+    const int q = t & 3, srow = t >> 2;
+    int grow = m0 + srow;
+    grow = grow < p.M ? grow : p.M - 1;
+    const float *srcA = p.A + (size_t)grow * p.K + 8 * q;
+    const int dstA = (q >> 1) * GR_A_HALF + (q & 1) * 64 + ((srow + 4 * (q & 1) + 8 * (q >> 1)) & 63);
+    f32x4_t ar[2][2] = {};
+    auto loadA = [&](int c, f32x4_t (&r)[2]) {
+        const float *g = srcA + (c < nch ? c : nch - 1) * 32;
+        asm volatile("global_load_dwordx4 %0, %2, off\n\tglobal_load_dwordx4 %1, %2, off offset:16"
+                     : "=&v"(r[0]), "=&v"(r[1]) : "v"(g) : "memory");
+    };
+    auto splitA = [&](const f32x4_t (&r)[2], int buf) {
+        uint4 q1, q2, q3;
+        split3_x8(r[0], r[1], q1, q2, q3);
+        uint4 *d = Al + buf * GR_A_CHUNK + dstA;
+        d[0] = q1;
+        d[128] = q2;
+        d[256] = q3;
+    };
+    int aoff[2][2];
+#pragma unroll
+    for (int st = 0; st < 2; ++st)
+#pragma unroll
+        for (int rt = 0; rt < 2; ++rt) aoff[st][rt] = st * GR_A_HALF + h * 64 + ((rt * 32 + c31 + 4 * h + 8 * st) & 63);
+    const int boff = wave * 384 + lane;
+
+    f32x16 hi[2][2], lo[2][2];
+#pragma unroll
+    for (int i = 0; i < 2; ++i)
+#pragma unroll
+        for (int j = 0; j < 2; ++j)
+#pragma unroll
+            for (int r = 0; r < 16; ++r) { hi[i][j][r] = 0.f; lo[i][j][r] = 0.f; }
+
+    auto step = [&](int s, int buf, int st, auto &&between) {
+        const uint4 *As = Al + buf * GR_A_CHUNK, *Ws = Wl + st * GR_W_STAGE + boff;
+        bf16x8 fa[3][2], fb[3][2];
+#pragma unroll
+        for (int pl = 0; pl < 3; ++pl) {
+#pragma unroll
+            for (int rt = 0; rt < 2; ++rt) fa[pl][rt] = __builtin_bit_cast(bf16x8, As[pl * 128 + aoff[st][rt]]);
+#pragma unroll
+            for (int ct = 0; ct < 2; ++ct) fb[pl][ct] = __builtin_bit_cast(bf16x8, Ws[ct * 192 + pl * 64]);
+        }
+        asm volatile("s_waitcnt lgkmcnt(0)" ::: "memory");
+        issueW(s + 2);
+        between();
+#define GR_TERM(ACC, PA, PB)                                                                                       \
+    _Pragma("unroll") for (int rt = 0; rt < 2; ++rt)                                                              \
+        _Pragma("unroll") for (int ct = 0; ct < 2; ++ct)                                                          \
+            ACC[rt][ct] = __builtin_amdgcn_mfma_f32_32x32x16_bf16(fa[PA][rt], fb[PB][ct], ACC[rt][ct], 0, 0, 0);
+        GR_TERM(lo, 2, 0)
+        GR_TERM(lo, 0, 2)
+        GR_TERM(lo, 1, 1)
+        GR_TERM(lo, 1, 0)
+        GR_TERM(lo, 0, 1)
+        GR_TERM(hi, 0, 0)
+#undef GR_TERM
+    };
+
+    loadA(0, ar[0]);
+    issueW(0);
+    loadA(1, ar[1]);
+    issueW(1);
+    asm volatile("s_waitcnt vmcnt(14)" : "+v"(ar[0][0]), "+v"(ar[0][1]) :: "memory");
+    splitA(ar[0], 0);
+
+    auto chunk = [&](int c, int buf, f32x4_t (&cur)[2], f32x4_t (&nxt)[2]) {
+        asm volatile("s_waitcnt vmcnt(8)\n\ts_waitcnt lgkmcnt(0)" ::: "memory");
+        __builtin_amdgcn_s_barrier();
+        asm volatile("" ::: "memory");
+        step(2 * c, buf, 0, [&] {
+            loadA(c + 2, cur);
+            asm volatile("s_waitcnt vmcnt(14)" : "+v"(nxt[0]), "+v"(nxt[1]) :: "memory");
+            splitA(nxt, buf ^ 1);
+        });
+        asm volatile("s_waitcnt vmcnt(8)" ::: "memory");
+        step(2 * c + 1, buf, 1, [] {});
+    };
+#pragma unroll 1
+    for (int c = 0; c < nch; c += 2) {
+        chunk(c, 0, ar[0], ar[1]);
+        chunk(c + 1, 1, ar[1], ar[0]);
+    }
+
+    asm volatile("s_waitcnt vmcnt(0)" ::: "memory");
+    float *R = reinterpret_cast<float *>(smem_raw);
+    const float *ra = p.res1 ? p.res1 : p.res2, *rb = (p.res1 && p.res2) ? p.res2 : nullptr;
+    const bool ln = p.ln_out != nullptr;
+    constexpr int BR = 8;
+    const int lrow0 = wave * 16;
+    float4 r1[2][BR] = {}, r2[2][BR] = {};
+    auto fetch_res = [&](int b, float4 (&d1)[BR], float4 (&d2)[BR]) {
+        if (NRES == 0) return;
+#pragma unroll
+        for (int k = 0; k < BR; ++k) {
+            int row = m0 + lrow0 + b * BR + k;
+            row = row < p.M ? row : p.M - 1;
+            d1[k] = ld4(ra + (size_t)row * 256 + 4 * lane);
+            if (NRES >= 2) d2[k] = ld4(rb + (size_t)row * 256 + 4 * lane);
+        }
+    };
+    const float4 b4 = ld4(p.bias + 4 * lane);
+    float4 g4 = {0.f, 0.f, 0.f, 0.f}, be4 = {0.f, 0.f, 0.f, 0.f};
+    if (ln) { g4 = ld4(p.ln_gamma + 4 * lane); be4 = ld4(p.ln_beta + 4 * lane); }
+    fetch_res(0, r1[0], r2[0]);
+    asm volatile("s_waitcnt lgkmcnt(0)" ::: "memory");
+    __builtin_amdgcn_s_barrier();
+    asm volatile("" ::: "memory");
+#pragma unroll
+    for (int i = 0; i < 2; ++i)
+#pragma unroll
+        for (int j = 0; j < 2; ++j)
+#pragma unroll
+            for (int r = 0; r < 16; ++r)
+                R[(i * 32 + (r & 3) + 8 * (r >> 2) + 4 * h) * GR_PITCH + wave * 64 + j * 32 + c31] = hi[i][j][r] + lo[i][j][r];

○ ○ ○ ○ ○ ○ ○

* [Exercise details]: Across all the records, find the lines containing the word "boff" and reproduce each one.

* [Written reply]:
+    const int boff = wave * 384 + lane;
+        const uint4 *As = Al + buf * GR_A_CHUNK, *Ws = Wl + st * GR_W_STAGE + boff;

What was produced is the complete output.